Second, the Cold War was characterised to a great extent by strategic disengagement between the two principal protagonists, as both worked in parallel to demonstrate the superiority of their respective economic models. Since there was virtually no economic relationship to begin with, there was little to lose. In contrast, given the high level of economic interdependence between China and America today, disengagement – or ‘decoupling’, as some would have it – would be highly damaging to both nations’ prosperity. That is even if complete disengagement were actually possible. Globalisation has interwoven and integrated economies and supply chains around the world to an extent that would make a decoupling between China and the US not only economically damaging but also quite likely to lead to a cascading set of conflicts with other countries. Australia, against which America runs balance of payments surpluses, can afford to pay for US imports due, in large part, to the surpluses it runs versus China. 21 Ironically, therefore, Sino-US disengagement could compound existing economic stresses and elevate the risk of hostilities ratcheting up.

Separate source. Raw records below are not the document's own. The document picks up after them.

// ... 106 lines not shown
        }
        const size_t D = (size_t)B;
        ok = ok && dalloc(ctx, e, &r.cand_rc, D * BP_MAX_PTS) && dalloc(ctx, e, &r.cand_val, D * BP_MAX_PTS) && dalloc(ctx, e, &r.cand_n, D);
        ok = ok && dalloc(ctx, e, &r.tasks, D * BP_MAX_TASKS) && dalloc(ctx, e, &r.pairs, D * (BP_MAX_PAIRS + 1));
        ok = ok && dalloc(ctx, e, &r.order, D * (BP_MAX_PAIRS + 1)) && dalloc(ctx, e, &r.ovbits, D * ((BP_MAX_PAIRS + 31) / 32 + 1));
        ok = ok && dalloc(ctx, e, &r.bigtab, D * 2 * 131072);
        ok = ok && dalloc(ctx, e, &r.kp, D * BP_MAX_PTS * 3) && dalloc(ctx, e, &r.kp_n, D) && dalloc(ctx, e, &r.slot_flags, D);
        ok = ok && dalloc(ctx, e, &r.ssc_work, D * 4 * BP_MAX_PTS) && dalloc(ctx, e, &r.sel, D * BP_MAX_PTS) && dalloc(ctx, e, &r.sel_n, D) && dalloc(ctx, e, &r.blob_order_buf, D);
    }
    if (!ok) { roam_engine_destroy(ctx); return ROAM_E_HIP; }
    if (e->rt_on) {
        if (hipError_t er = retrack_init(); er != hipSuccess) {
            ROAM_SET_ERR(ctx, "retrack_init failed: %s", hipGetErrorString(er));
            roam_engine_destroy(ctx);
            return ROAM_E_HIP;
        }
        RtArgs &r = e->rt;
        r.pool = e->pool; r.map = e->warp_map; r.feat = e->feat; r.feat_n = e->feat_n; r.vel = e->vel; r.kf_und = e->kf_und; r.res = nullptr;
    }
    for (auto &ev : e->ev_res)
        if (hipEventCreateWithFlags(&ev, hipEventDisableTiming) != hipSuccess) { ROAM_SET_ERR(ctx, "hipEventCreate failed"); roam_engine_destroy(ctx); return ROAM_E_HIP; }
    e->slot_seq.assign((size_t)cfg->pool_scans, 0);
    for (auto &ev : e->ev_up_ring)
        if (hipEventCreateWithFlags(&ev, hipEventDisableTiming) != hipSuccess) { ROAM_SET_ERR(ctx, "hipEventCreate failed"); roam_engine_destroy(ctx); return ROAM_E_HIP; }
    if (hipEventCreateWithFlags(&e->ev_pool, hipEventDisableTiming) != hipSuccess) {
        ROAM_SET_ERR(ctx, "hipEventCreate failed"); roam_engine_destroy(ctx); return ROAM_E_HIP;
    }
    for (auto &ev : e->ev) {
        if (hipEventCreate(&ev) != hipSuccess) { ROAM_SET_ERR(ctx, "hipEventCreate failed"); roam_engine_destroy(ctx); return ROAM_E_HIP; }
    }
    if (hipEventCreate(&e->ev_join) != hipSuccess ||
        hipEventCreate(&e->ev_pk0) != hipSuccess || hipEventCreate(&e->ev_pk1) != hipSuccess ||
        hipEventCreateWithFlags(&e->ev_warp, hipEventDisableTiming) != hipSuccess || hipEventCreateWithFlags(&e->ev_idx, hipEventDisableTiming) != hipSuccess ||
        hipEventCreateWithFlags(&e->ev_peaks, hipEventDisableTiming) != hipSuccess) {
        ROAM_SET_ERR(ctx, "hipEventCreate failed"); roam_engine_destroy(ctx); return ROAM_E_HIP;
    }
    for (int i = 0; i < 4; i++)
        if (hipEventCreateWithFlags(&e->ev_klt[i], hipEventDisableTiming) != hipSuccess || hipEventCreateWithFlags(&e->ev_g4[i], hipEventDisableTiming) != hipSuccess) {
            ROAM_SET_ERR(ctx, "hipEventCreate failed"); roam_engine_destroy(ctx); return ROAM_E_HIP;
        }
    e->ev_ok = true;
    e->tr_ok = true;
    HIP_TRY(ctx, launch_warp_map(ctx->stream, cfg->rows, cfg->clip, e->warp_map));
    HIP_TRY(ctx, launch_pyr_dark(ctx->stream, e->warp_map, e->W, e->W, cfg->clip, e->pyr_dark));
    if (e->rt_on) HIP_TRY(ctx, launch_retrack_boxtab(ctx->stream, e->warp_map, e->W, cfg->clip, const_cast<uint32_t *>(e->rt.boxtab)));
    if (e->rt_on) HIP_TRY(ctx, launch_retrack_darktab(ctx->stream, e->warp_map, e->W, cfg->clip, const_cast<uint32_t *>(e->rt.darktab)));
    if (e->rt_on && e->rt.fused) { const int32_t rc_ = fused_tables(ctx, e); if (rc_ != ROAM_OK) { roam_engine_destroy(ctx); return rc_; } }
    HIP_TRY(ctx, hipStreamSynchronize(ctx->stream));
    e->rt_image_px = (int64_t)e->W * e->W;
    if (e->rt_on && e->W <= 2048 && B >= RT_TWO_PASS_SLOTS) {
        e->rt_image_px = 0;
        const size_t npx = (size_t)e->W * e->W, ndt = retrack_darktab_words(e->W), nph = retrack_phase_words(e->W);
        uint32_t *stage = nullptr;
        HIP_TRY(ctx, hipHostMalloc(reinterpret_cast<void **>(&stage), (npx + ndt + nph) * 4, hipHostMallocDefault));
        uint32_t *mh = stage, *dh = stage + npx;
        std::vector<uint32_t> ph(nph, 0u);
        hipError_t ec = hipMemcpyAsync(mh, e->warp_map, npx * 4, hipMemcpyDeviceToHost, ctx->stream);
        if (ec == hipSuccess) ec = hipMemcpyAsync(dh, e->rt.darktab, ndt * 4, hipMemcpyDeviceToHost, ctx->stream);
        if (ec == hipSuccess) ec = hipStreamSynchronize(ctx->stream);
        bool okp = ec == hipSuccess && retrack_build_phases(mh, dh, e->W, cfg->clip, ph.data());
        if (okp) {
            memcpy(stage + npx + ndt, ph.data(), nph * 4);
            ec = hipMemcpyAsync(const_cast<uint32_t *>(e->rt.phlist), stage + npx + ndt, nph * 4, hipMemcpyHostToDevice, ctx->stream);
            if (ec == hipSuccess) ec = hipStreamSynchronize(ctx->stream);
        }
        (void)hipHostFree(stage);
        if (!okp || ec != hipSuccess) { ROAM_SET_ERR(ctx, "retrack: phase list (%s)", ec != hipSuccess ? hipGetErrorString(ec) : "image too large"); roam_engine_destroy(ctx); return ec != hipSuccess ? ROAM_E_HIP : ROAM_E_ARG; }
// ... 492 lines not shown
    HIP_TRY(ctx, hipEventRecord(e->ev_warp, sA));
    HIP_TRY(ctx, hipStreamWaitEvent(sB, e->ev_warp, 0));
    if (e->ev_emit) HIP_TRY(ctx, hipStreamWaitEvent(sB, e->ev_emit, 0));
    if (e->stage_ev) HIP_TRY(ctx, hipEventRecord(tr[3], sB));
    HIP_TRY(ctx, launch_build_pyramid(sB, next, e->pd, B, e->pyr_dark));
    if (e->stage_ev) HIP_TRY(ctx, hipEventRecord(tr[4], sB));
    HIP_TRY(ctx, hipEventRecord(e->ev_join, sB));
    HIP_TRY(ctx, hipStreamWaitEvent(st, e->ev_join, 0));
    if (e->stage_ev) HIP_TRY(ctx, hipEventRecord(e->ev[ST_KLT], st));
    if (any_new) {
        hipLaunchKernelGGL(new_sequence_kernel, dim3((B + 255) / 256), dim3(256), 0, st, e->feat_n, e->scan_idx[pb] + B, B);
        HIP_TRY(ctx, hipGetLastError());
    }
    HIP_TRY(ctx, launch_klt(st, prev, next, e->pd, e->feat, e->feat_n, KM, KS, B, e->klt_next, e->klt_status, e->klt_err));
    HIP_TRY(ctx, hipEventRecord(e->ev_klt[k4], st));
    hipLaunchKernelGGL(g1_good_kernel, dim3(B), dim3(256), 0, st, e->feat, e->feat_n, e->klt_next, e->klt_status, e->klt_err,
                       e->good_old, e->good_new, e->good_idx, e->good_n, KM);
    HIP_TRY(ctx, hipGetLastError());
    if (e->stage_ev) HIP_TRY(ctx, hipEventRecord(e->ev[ST_GRAPH], st));
    if (c.reject_outliers) {
        HIP_TRY(ctx, launch_consistency_graph(st, e->good_old, e->good_new, e->good_n, KM, KS, B, 0.5 / M_PER_PX, e->adj, nw));
        if (e->stage_ev) HIP_TRY(ctx, hipEventRecord(e->ev[ST_CLIQUE], st));
        HIP_TRY(ctx, launch_max_clique(st, e->adj, e->good_n, KM, KS, nw, B, c.clique_node_limit, e->cq_stack, e->cq_mask, e->cq_n, e->cq_flags, e->cq_order));
    } else {
        if (e->stage_ev) HIP_TRY(ctx, hipEventRecord(e->ev[ST_CLIQUE], st));
        hipLaunchKernelGGL(fill_mask_kernel, dim3(B), dim3(256), 0, st, e->cq_mask, e->good_n, e->cq_n, e->cq_flags);
        HIP_TRY(ctx, hipGetLastError());
    }
    if (e->stage_ev) HIP_TRY(ctx, hipEventRecord(e->ev[ST_KABSCH], st));
    hipLaunchKernelGGL(g2_inliers_kernel, dim3(B), dim3(256), 0, st, e->good_old, e->good_new, e->good_idx, e->good_n, e->cq_mask,
                       e->kf_pose, e->kf_und, e->kf_und_tmp, e->kab_src, e->kab_tgt, e->p_w, e->p_jt, e->feat, e->in_n, e->kab_out, e->pose,
                       c.motion_distortion ? e->T_wj0 : nullptr, e->T_init);
    HIP_TRY(ctx, hipGetLastError());
    if (e->stage_ev) HIP_TRY(ctx, hipEventRecord(e->ev[ST_LM], st));
    if (c.motion_distortion) {
        MdsProblemDesc P;
        P.T_wj0 = e->T_wj0; P.T_init = e->T_init; P.p_w = e->p_w; P.p_jt = e->p_jt; P.count = e->in_n;
        P.N = KM; P.nstride = KS; P.nmax = KM; P.B = B; P.period = 0.25;
        for (int i = 0; i < 5; i++) P.sigma5[i] = c.sigma5[i];
        P.big = e->lm_big; P.big_slot = e->lm_big_slot; e->lm_big_slot ^= 1;
        HIP_TRY(ctx, launch_mds_solve(st, P, e->lm_work, e->lm_out, e->lm_nfev, e->lm_info, nullptr, nullptr));
    }
    if (e->stage_ev) HIP_TRY(ctx, hipEventRecord(e->ev[ST_GLUE], st));
    HIP_TRY(ctx, hipStreamWaitEvent(st, e->ev_peaks, 0));
    hipLaunchKernelGGL(g4_update_kernel, dim3(B), dim3(256), 0, st, c, e->lm_out, e->lm_nfev, e->lm_info, e->kab_out, e->pose,
                       e->vel, e->kf_pose, e->kf_und, e->kf_und_tmp, e->p_jt, e->in_n, e->good_n, e->feat_n, e->peaks_n[pb],
                       e->cq_flags, res_slot, e->scan_idx[pb], e->kf_vel, e->kf_scan, e->kf_fresh, e->kf_live, e->map_store, e->map_n,
                       e->map_cap, (e->rt_on && e->rt_mode) ? (e->rt_mode == 2 ? 2 : 1) : 0, e->rt.rt_lane, e->rt.rt_scan, e->rt.rt_n);
    HIP_TRY(ctx, hipGetLastError());
    if (e->stage_ev) HIP_TRY(ctx, hipEventRecord(e->ev[ST_RETRACK], st));
    if (e->rt_on && e->rt_mode) {
        e->rt.res = res_slot;
        if (B >= 256 && !e->ev_emit) HIP_TRY(ctx, hipEventCreateWithFlags(&e->ev_emit, hipEventDisableTiming));
        if (e->det_side.chunk > 0 && !e->det_side.ev_i[0]) {
            e->det_side.st = sB;
            for (int i = 0; i < 4; i++) { HIP_TRY(ctx, hipEventCreateWithFlags(&e->det_side.ev_i[i], hipEventDisableTiming)); HIP_TRY(ctx, hipEventCreateWithFlags(&e->det_side.ev_d[i], hipEventDisableTiming)); }
        }
        HIP_TRY(ctx, launch_retrack(st, e->rt, B, e->stage_ev ? e->rt_ev[e->nstep & 63] : nullptr, RT_TRACE_CHUNKS, e->ev_emit,
                                    e->det_side.chunk > 0 ? &e->det_side : nullptr));
        if (e->rt_mode == 2) e->rt_floor = std::min(KS, e->kmax() + 256);
    }
    e->rt_ev_ok[e->nstep & 63] = e->rt_on && e->rt_mode && e->stage_ev;
    if (e->stage_ev) HIP_TRY(ctx, hipEventRecord(e->ev[ST_COUNT], st));
    HIP_TRY(ctx, hipEventRecord(e->ev_g4[k4], st));
    HIP_TRY(ctx, hipMemcpyAsync(e->results_host + (size_t)rs * B, res_slot, sizeof(roam_lane_result) * (size_t)B, hipMemcpyDeviceToHost, st));
    HIP_TRY(ctx, hipEventRecord(e->ev_res[rs], st));
    e->cur = (e->cur + 1) & 3;
    e->pk = pb;
    e->nstep++;
    e->stepped = true;
    return ROAM_OK;
}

Third, to the extent that a state of ‘Cold War’ exists today, it is hardly ‘new’. A central theme of this book is that widening wealth and income inequality in both countries has been a major factor underlying current Sino-US tensions. At the root of rising inequality are the cumulative imbalances created by the structure of the global financial system and national economic policies, which have built up over many decades. That is not to say that there are not other sources of tensions between the two countries. Great Power relations are inextricably tied to historical contexts and are influenced by numerous internal and external factors, as well as the characters of political leaders. Some focus on a schism between America's liberal democracy and China's one-party state. However, while this difference in political models is a determinant of how the two societies individually operate and can be mobilised, it is not in itself an inherent source of conflict. Instead, throughout the history of human civilisation, the division of material wealth and resources between and within societies has repeatedly been found at the heart of major clashes, and this is the dimension of Sino-US relations on which this book is focused.